Our opinion on the standalone financial statements does not cover the other information and we do not express any form of assurance conclusion thereon.
In connection with our audit of the standalone financial statements, our responsibility is to read the other information and, in doing so, consider whether such other information is materially inconsistent with the financial statements or our knowledge obtained in the audit or otherwise appears to be materially misstated. If, based on the work we have performed, we conclude that there is a material misstatement of this other information, we are required to report that fact. We have nothing to report in this regard.
Responsibilities of Management for the Standalone Financial Statements
The Company's Board of Directors is responsible for the matters stated in section 134(5) of the Act with respect to the preparation of these standalone financial statements that give a true and fair view of the financial position, financial performance including other comprehensive income, cash flows and changes in equity of the Company in accordance with the accounting principles generally accepted in India, including the Indian Accounting Standards (Ind AS) specified under section 133 of the Act read with the Companies (Indian Accounting Standards) Rules, 2015, as amended. This responsibility also includes maintenance of adequate accounting records in accordance with the provisions of the Act for safeguarding of the assets of the Company and for preventing and detecting frauds and other irregularities; selection and application of appropriate accounting policies; making judgments and estimates that are reasonable and prudent; and the design, implementation and maintenance of adequate internal financial controls, that were operating effectively for ensuring the accuracy and completeness of the accounting records, relevant to the preparation and presentation of the standalone financial statements that give a true and fair view and are free from material misstatement, whether due to fraud or error.
In preparing the standalone financial statements, management is responsible for assessing the Company's ability to continue as a going concern, disclosing, as applicable, matters related to going concern and using the going concern basis of accounting unless management either intends to liquidate the Company or to cease operations, or has no realistic alternative but to do so.
Those Board of Directors are also responsible for overseeing the Company's financial reporting process.
Auditor's Responsibilities for the Audit of the standalone Financial Statements
Our objectives are to obtain reasonable assurance about whether the standalone financial statements as a whole are free from material misstatement, whether due to fraud or error, and to issue an auditor's report that includes our opinion. Reasonable assurance is a high level of assurance, but is not a guarantee that an audit conducted in accordance with SAs will always detect a material misstatement when it exists.

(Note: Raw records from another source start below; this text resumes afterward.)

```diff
@@ -356,21 +601,21 @@
 }
 
 int pcb_k2r_wgrad(const pcb_conv *c, const K2rPlan &K, const void *dc, int dc_cstride, float *dw, void *workspace, bool zero_dw, cudaStream_t st) {
-    PCB_CHECK(K.ok && workspace, "k2r wgrad: not a kernel-to-row layer / no workspace");
-    PCB_CHECK(dc_cstride % 8 == 0 && dc_cstride >= 8, "small-cout wgrad: dc channel stride must be a multiple of 8");
+    PCB_CHECK(K.ok && K.cu <= K2R_MAX_CU && workspace, "k2r wgrad: not a kernel-to-row layer / no workspace");
+    PCB_CHECK(dc_cstride % 8 == 0 && dc_cstride >= 8 && (reinterpret_cast<uintptr_t>(dc) & 15) == 0,
+              "k2r wgrad: dc must be 16-byte aligned with a channel stride that is a multiple of 8");
     if (zero_dw) PCB_CUDA(cudaMemsetAsync(dw, 0, sizeof(float) * c->cout * K2R_TAPS * c->cin, st));
-    uint8_t *ws = static_cast<uint8_t *>(workspace);
-    bf16 *d = reinterpret_cast<bf16 *>(ws);
-    float *dwsub = reinterpret_cast<float *>(ws + zbytes(c));
-    void *sub_ws = ws + zbytes(c) + rup256(sizeof(float) * K2R_N * K.cu);
+    float *dwsub = static_cast<float *>(workspace);
+    PCB_CUDA(cudaMemsetAsync(dwsub, 0, sizeof(float) * K2R_K * K.cu, st));
     K2rParams P;
     base(P, c, K);
-    P.dc = static_cast<const bf16 *>(dc); P.dc_cstride = dc_cstride; P.d = d; P.dw = dw;
-    if (K.cs <= 3) k2r_dbuild_kernel<true, 3><<<grid_for(c, 3), 128, 0, st>>>(P);
-    else k2r_dbuild_kernel<true, 4><<<grid_for(c, 2), 128, 0, st>>>(P);
+    P.ups = ((K.cu / 8) | 1) * 16;
+    P.dc = static_cast<const bf16 *>(dc); P.dc_cstride = dc_cstride; P.dw = dw; P.dwsub = dwsub;
+    static Resident res[2][PCB_MAX_DEVICES] = {};
+    void (*kern)(const K2rParams) = K.cs <= 3 ? k2r_dbuild_kernel<true, 3> : k2r_dbuild_kernel<true, 4>;
+    kern<<<resident_grid(kern, 0, P.num_tiles, res[K.cs <= 3 ? 0 : 1]), THREADS, 0, st>>>(P);
     PCB_LAUNCH_CHECK();
-    if (int rc = pcb_tc_wgrad(&K.sub, d, K2R_N, dwsub, sub_ws, true, st)) return rc;
-    k2r_dw_scatter_kernel<<<(K2R_TAPS * K2R_CO * K.cu + 255) / 256, 256, 0, st>>>(dwsub, dw, c->cout, c->cin, K.choff_u, K.cu);
+    k2r_dw_scatter_kernel<<<(K2R_K * K.cu + 255) / 256, 256, 0, st>>>(dwsub, dw, c->cout, c->cin, K.choff_u, K.cu);
     PCB_LAUNCH_CHECK();
     return 0;
 }
diff --git a/text_segmentation_image_inpainting_b200/csrc/conv_tc.cu b/text_segmentation_image_inpainting_b200/csrc/conv_tc.cu
--- a/text_segmentation_image_inpainting_b200/csrc/conv_tc.cu
+++ b/text_segmentation_image_inpainting_b200/csrc/conv_tc.cu
@@ -2380,10 +2380,7 @@
     }
     PCB_LAUNCH_CHECK();
     if (T.fwd.route == ROUTE_STEM) return pcb_stem_weight_prepare(c, T.stem, w_master, wf + T.extra_fwd_off, zero_padding, st);
-    if (T.fwd.route == ROUTE_K2R) {
-        PCB_CHECK(w_dgrad != nullptr, "kernel-to-row weights need the dgrad operand buffer");
-        return pcb_k2r_weight_prepare(c, T.k2r, w_master, wf + T.extra_fwd_off, wd + T.extra_dg_off, zero_padding, st);
-    }
+    if (T.fwd.route == ROUTE_K2R) PCB_CHECK(w_dgrad != nullptr, "kernel-to-row layers need the dgrad operand buffer");
     if (T.sp.ok) {
         PCB_CHECK(w_dgrad != nullptr, "sub-pixel weights need the dgrad operand buffer");
         return sp_weight_prepare(c, T.sp, L, w_master, wd + T.sp_off, st);
@@ -2414,7 +2411,7 @@
         if (int rc = launch_tapmask(c, tapmask, st)) return rc;
     const bf16 *wf = static_cast<const bf16 *>(w_fwd);
     if (F.route == ROUTE_STEM) return pcb_stem_forward(c, T.stem, wf + T.extra_fwd_off, bias, y, y_cstride, msum, tapmask, bn_sums, ep, st);
-    if (F.route == ROUTE_K2R) return pcb_k2r_forward(c, T.k2r, smallco_layout(L), w_fwd, wf + T.extra_fwd_off, bias, y, y_cstride, msum, tapmask, st);
+    if (F.route == ROUTE_K2R) return pcb_k2r_forward(c, T.k2r, smallco_layout(L), w_fwd, bias, y, y_cstride, msum, st);
     if (F.route == ROUTE_SMALLCO) return pcb_smallco_forward(c, smallco_layout(L), w_fwd, bias, y, y_cstride, msum, st);
     TcParams P;
     base_params(P, c, L);
@@ -2454,7 +2451,7 @@
     PCB_CHECK(T.m_in < (1ll << 31), "problem too large");
     PCB_CHECK(dc_cstride % 8 == 0 && dc_cstride >= rup(c->cout, 8), "tensor-core dgrad: dc channel stride must be a multiple of 8");
     const bf16 *wd = static_cast<const bf16 *>(w_dgrad);
-    if (D.route == ROUTE_K2R) return pcb_k2r_dgrad(c, T.k2r, smallco_layout(L), dc, dc_cstride, w_dgrad, wd + T.extra_dg_off, dx, dx_cstride, st);
+    if (D.route == ROUTE_K2R) return pcb_k2r_dgrad(c, T.k2r, smallco_layout(L), dc, dc_cstride, w_dgrad, dx, dx_cstride, st);
     if (D.route == ROUTE_SMALLCO) return pcb_smallco_dgrad(c, smallco_layout(L), dc, dc_cstride, w_dgrad, dx, dx_cstride, st);
     const SpPlan &SPL = T.sp;
     void *dx_local[TC_MAX_PARTS] = {nullptr, nullptr};
diff --git a/text_segmentation_image_inpainting_b200/csrc/pcb_common.cuh b/text_segmentation_image_inpainting_b200/csrc/pcb_common.cuh
--- a/text_segmentation_image_inpainting_b200/csrc/pcb_common.cuh
+++ b/text_segmentation_image_inpainting_b200/csrc/pcb_common.cuh
@@ -159,12 +159,10 @@
     size_t workspace;
 };
 K2rPlan pcb_k2r_plan(const pcb_conv *c);
-int pcb_k2r_weight_prepare(const pcb_conv *c, const K2rPlan &K, const float *w_master, void *w_fwd_extra, void *w_dg_extra, bool zero_padding,
-                           cudaStream_t st);
-int pcb_k2r_forward(const pcb_conv *c, const K2rPlan &K, const pcb_smallco_layout &L, const void *w_fwd, const void *w_fwd_extra, const float *bias,
-                    void *y, int y_cstride, const float *msum, void *workspace, cudaStream_t st);
+int pcb_k2r_forward(const pcb_conv *c, const K2rPlan &K, const pcb_smallco_layout &L, const void *w_fwd, const float *bias, void *y, int y_cstride,
+                    const float *msum, cudaStream_t st);
 int pcb_k2r_dgrad(const pcb_conv *c, const K2rPlan &K, const pcb_smallco_layout &L, const void *dc, int dc_cstride, const void *w_dgrad,
-                  const void *w_dg_extra, void *const *dx, const int *dx_cstride, cudaStream_t st);
+                  void *const *dx, const int *dx_cstride, cudaStream_t st);
 int pcb_k2r_wgrad(const pcb_conv *c, const K2rPlan &K, const void *dc, int dc_cstride, float *dw, void *workspace, bool zero_dw, cudaStream_t st);
 struct StemPlan {
     bool ok;
```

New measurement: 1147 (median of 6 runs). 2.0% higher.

Misstatements can arise from fraud or error and are considered material if, individually or in the aggregate, they could reasonably be expected to influence the economic decisions of users taken on the basis of these standalone financial statements.
As part of an audit in accordance with SAs, we exercise professional judgment and maintain professional skepticism throughout the audit. We also:
• Identify and assess the risks of material misstatement of the standalone financial statements, whether due to fraud or error, design and perform audit procedures responsive to those risks, and obtain audit evidence that is sufficient and appropriate to provide a basis for our opinion. The risk of not detecting a material misstatement resulting from fraud is higher than for one resulting from error, as fraud may involve collusion, forgery, intentional omissions, misrepresentations, or the override of internal control.

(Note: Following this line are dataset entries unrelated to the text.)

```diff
@@ -482,9 +506,10 @@
         int pre = 0;
         unsigned n;
         for (n = 0; n < p.n; ++n) {
-            if (p.pulse[n] > half_lo && p.gap[n] > half_lo) {
+            PulseGap const r = p.row(n);
+            if (r.pulse > half_lo && r.gap > half_lo) {
                 pre++;
-                if (p.gap[n] > half_hi) break;
+                if (r.gap > half_hi) break;
             } else {
                 return false;
             }
@@ -492,9 +517,10 @@
         if (pre != 12) return false;
         ++n;
         if (n >= (unsigned)kMaxPulses) return false;
-        if (p.pulse[n] < sync_lo || p.gap[n] < sync_lo) return false;
+        PulseGap const sync = p.row(n);
+        if (sync.pulse < sync_lo || sync.gap < sync_lo) return false;
         st.since = 0;
-        if (p.gap[n] > p.pulse[n]) {
+        if (sync.gap > sync.pulse) {
             st.since = 1;
             st.pending = true;
         }
@@ -512,16 +538,16 @@
     }
 }
 
-template <int MOD>
-R4_HD bool slicer_begin(PulseView const &p, SlicerParams const &t, SlicerState &st)
+template <int MOD, class PV>
+R4_HD bool slicer_begin(PV const &p, SlicerParams const &t, SlicerState &st)
 {
     if (!slicer_begin0<MOD>(p, t, st)) return false;
     slicer_advance(p, st, st.k);
     return true;
 }
 
-template <int MOD>
-R4_HD Step slicer_step(PulseView const &p, SlicerParams const &t, SlicerState &st)
+template <int MOD, class PV>
+R4_HD Step slicer_step(PV const &p, SlicerParams const &t, SlicerState &st)
 {
     Step s;
     s.ones = s.zeros = s.post_zeros = 0;
@@ -732,8 +758,8 @@
     return true;
 }
 
-template <int MOD, class W>
-R4_HD void slice_loop(PulseView const &p, SlicerParams const &t, W &w)
+template <int MOD, class PV, class W>
+R4_HD void slice_loop(PV const &p, SlicerParams const &t, W &w)
 {
     SlicerState st;
     if (!slicer_begin<MOD>(p, t, st)) return;
@@ -743,8 +769,8 @@
     }
 }
 
-template <class W>
-R4_HD void slice_dispatch(PulseView const &p, SlicerParams const &t, W &w)
+template <class PV, class W>
+R4_HD void slice_dispatch(PV const &p, SlicerParams const &t, W &w)
 {
     switch (t.modulation) {
     case kModOokPwm: case kModFskPwm: slice_loop<kModOokPwm>(p, t, w); return;
```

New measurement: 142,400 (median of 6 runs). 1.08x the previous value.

• Obtain an understanding of internal control relevant to the audit in order to design audit procedures that are appropriate in the circumstances. Under section 143(3)0) of the Act, we are also responsible for expressing our opinion on whether the Company has adequate internal financial controls with reference to financial statements in place and the operating effectiveness of such controls.
• Evaluate the appropriateness of accounting policies used and the reasonableness of accounting estimates and related disclosures made by management.

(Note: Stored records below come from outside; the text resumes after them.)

DTYPE_FLOAT32, DTYPE_FLOAT64, DTYPE_INT32, DTYPE_INT64 = 0, 1, 2, 3
PREDICT_NORMAL, PREDICT_RAW_SCORE, PREDICT_LEAF_INDEX, PREDICT_CONTRIB = 0, 1, 2, 3


class LightGBMError(Exception):
    pass


def load():
    global _LIB
    if _LIB is None:
        if not os.path.exists(LIB_PATH):
            raise LightGBMError(
                "libb200gbm.so is missing (%s). Run `python __graft_entry__.py` to build the CUDA extension; "
                "this package has no CPU fallback." % LIB_PATH)
        L = C.CDLL(LIB_PATH, mode=C.RTLD_GLOBAL)
# ... 393 lines not shown
        X = np.ascontiguousarray(X, dtype=np.float64)
        nrow, ncol = X.shape
        n = C.c_int64(0)
        check(load().LGBM_BoosterCalcNumPredict(self.handle, C.c_int(nrow), C.c_int(predict_type), C.c_int(start_iteration), C.c_int(num_iteration), C.byref(n)))
        out = np.zeros(max(n.value, 1), dtype=np.float64)
        check(load().LGBM_BoosterPredictForMat(self.handle, _ptr(X), C.c_int(DTYPE_FLOAT64), C.c_int32(nrow), C.c_int32(ncol), C.c_int(1), C.c_int(predict_type),
                                               C.c_int(start_iteration), C.c_int(num_iteration), b"", C.byref(n), _ptr(out)))
        return out[:n.value].reshape(nrow, -1)

    def predict_device(self, X, predict_type=PREDICT_NORMAL, start_iteration=0, num_iteration=-1, return_ms=False):
        X = np.ascontiguousarray(X)
        if X.dtype not in (np.float32, np.float64):
            X = X.astype(np.float64)
        nrow, ncol = X.shape
        n = C.c_int64(0)
        check(load().LGBM_BoosterCalcNumPredict(self.handle, C.c_int(nrow), C.c_int(predict_type), C.c_int(start_iteration), C.c_int(num_iteration), C.byref(n)))
        out = np.zeros(max(n.value, 1), dtype=np.float64)
        ms = C.c_double(0)
        check(load().B200GBM_BoosterPredictForMatDevice(self.handle, _ptr(X), C.c_int(_np_dtype_code(X)), C.c_int64(nrow), C.c_int32(ncol), C.c_int(predict_type),
                                                        C.c_int(start_iteration), C.c_int(num_iteration), C.byref(n), _ptr(out), C.byref(ms)))
        res = out[:n.value].reshape(nrow, -1)
        return (res, ms.value) if return_ms else res

    def predict_csr_device(self, indptr, indices=None, data=None, num_col=None, predict_type=PREDICT_NORMAL, start_iteration=0, num_iteration=-1,
                           return_ms=False):
        if not isinstance(indptr, np.ndarray) and hasattr(indptr, "tocsr"):
            m = indptr.tocsr()
            indptr, indices, data, num_col = m.indptr, m.indices, m.data, m.shape[1]
        indptr = np.ascontiguousarray(indptr)
        if indptr.dtype not in (np.int32, np.int64):
            indptr = indptr.astype(np.int64)
        indices = np.ascontiguousarray(indices, dtype=np.int32)
        data = np.ascontiguousarray(data, dtype=np.float64)
        nrow = len(indptr) - 1
        n = C.c_int64(0)
        check(load().LGBM_BoosterCalcNumPredict(self.handle, C.c_int(max(nrow, 0)), C.c_int(predict_type), C.c_int(start_iteration), C.c_int(num_iteration), C.byref(n)))
        out = np.zeros(max(n.value, 1), dtype=np.float64)
        ms = C.c_double(0)
        check(load().B200GBM_BoosterPredictForCSRDevice(self.handle, _ptr(indptr), C.c_int(DTYPE_INT32 if indptr.dtype == np.int32 else DTYPE_INT64),
                                                        _ptr(indices), _ptr(data), C.c_int(DTYPE_FLOAT64), C.c_int64(len(indptr)), C.c_int64(len(data)),
                                                        C.c_int64(num_col), C.c_int(predict_type), C.c_int(start_iteration), C.c_int(num_iteration),
                                                        C.byref(n), _ptr(out), C.byref(ms)))
        res = out[:n.value].reshape(nrow, n.value // max(nrow, 1))
        return (res, ms.value) if return_ms else res

    def set_profile(self, on=True):
        check(load().B200GBM_BoosterSetProfile(self.handle, C.c_int(1 if on else 0)))

    def get_timing(self, reset=False):
        out = np.zeros(6, dtype=np.float64)
        check(load().B200GBM_BoosterGetTiming(self.handle, _ptr(out), C.c_int(1 if reset else 0)))
        return dict(hist_ms=out[0], total_ms=out[1], hist_rows=int(out[2]), hist_launches=int(out[3]), launches=int(out[4]), iterations=int(out[5]))

    def get_info(self):
        out = np.zeros(4, dtype=np.int32)
        check(load().B200GBM_BoosterGetInfo(self.handle, _ptr(out)))
        return dict(num_machines=int(out[0]), rank=int(out[1]), reduce_mode=int(out[2]), constant_hessian=bool(out[3]))

    def get_memory_info(self):
        out = np.zeros(2, dtype=np.int64)
        check(load().B200GBM_BoosterGetMemoryInfo(self.handle, _ptr(out)))
        return dict(partition_column_copy_bytes=int(out[0]), device_free_bytes=int(out[1]))

    def get_column_cache_info(self):
        out = np.zeros(4, dtype=np.int64)
        check(load().B200GBM_BoosterGetColumnCacheInfo(self.handle, _ptr(out)))
        return dict(slots=int(out[0]), slots_used=int(out[1]), builds=int(out[2]), evictions=int(out[3]))

    def get_comm_info(self):
        out = np.zeros(3, dtype=np.int64)
        check(load().B200GBM_BoosterGetCommInfo(self.handle, _ptr(out)))
        return dict(hist_bytes=int(out[0]), record_bytes=int(out[1]), splits=int(out[2]))

    def get_scores(self, data_idx=0):
        n = C.c_int64(0)
        check(load().LGBM_BoosterGetNumPredict(self.handle, C.c_int(data_idx), C.byref(n)))
        out = np.zeros(n.value, dtype=np.float64)
        check(load().B200GBM_BoosterGetScores(self.handle, C.c_int(data_idx), _ptr(out)))
        return out

    def get_gradients(self):
        n = C.c_int64(0)
        check(load().LGBM_BoosterGetNumPredict(self.handle, C.c_int(0), C.byref(n)))
        g = np.zeros(n.value, dtype=np.float32)
        h = np.zeros(n.value, dtype=np.float32)
        check(load().B200GBM_BoosterGetGradients(self.handle, _ptr(g), _ptr(h)))
        return g, h

    def free(self):
        if self.handle:
            check(load().LGBM_BoosterFree(self.handle))
            self.handle = None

• Conclude on the appropriateness of management's use of the going concern basis of accounting and, based on the audit evidence obtained, whether a material uncertainty exists related to events or conditions that may cast significant doubt on the Company's ability to continue as a going concern. If we conclude that a material uncertainty exists, we are required to draw attention in our auditor's report to the related disclosures in the financial statements or, if such disclosures are inadequate, to modify our opinion. Our conclusions are based on the audit evidence obtained up to the date of our auditor's report. However, future events or conditions may cause the Company to cease to continue as a going concern.
• Evaluate the overall presentation, structure and content of the standalone financial statements, including the disclosures, and whether the standalone financial statements represent the underlying transactions and events in a manner that achieves fair presentation.
We communicate with those charged with governance regarding, among other matters, the planned scope and timing of the audit and significant audit findings, including any significant deficiencies in internal control that we identify during our audit.
We also provide those charged with governance with a statement that we have complied with relevant ethical requirements regarding independence, and to communicate with them all relationships and other matters that may reasonably be thought to bear on our independence, and where applicable, related safeguards.
From the matters communicated with those charged with governance, we determine those matters that were of most significance in the audit of the standalone financial statements for the financial year ended March 31, 2025 and are therefore the key audit matters. We describe these matters in our auditor's report unless law or regulation precludes public disclosure about the matter or when, in extremely rare circumstances, we determine that a matter should not be communicated in our report because the adverse consequences of doing so would reasonably be expected to outweigh the public interest benefits of such communication.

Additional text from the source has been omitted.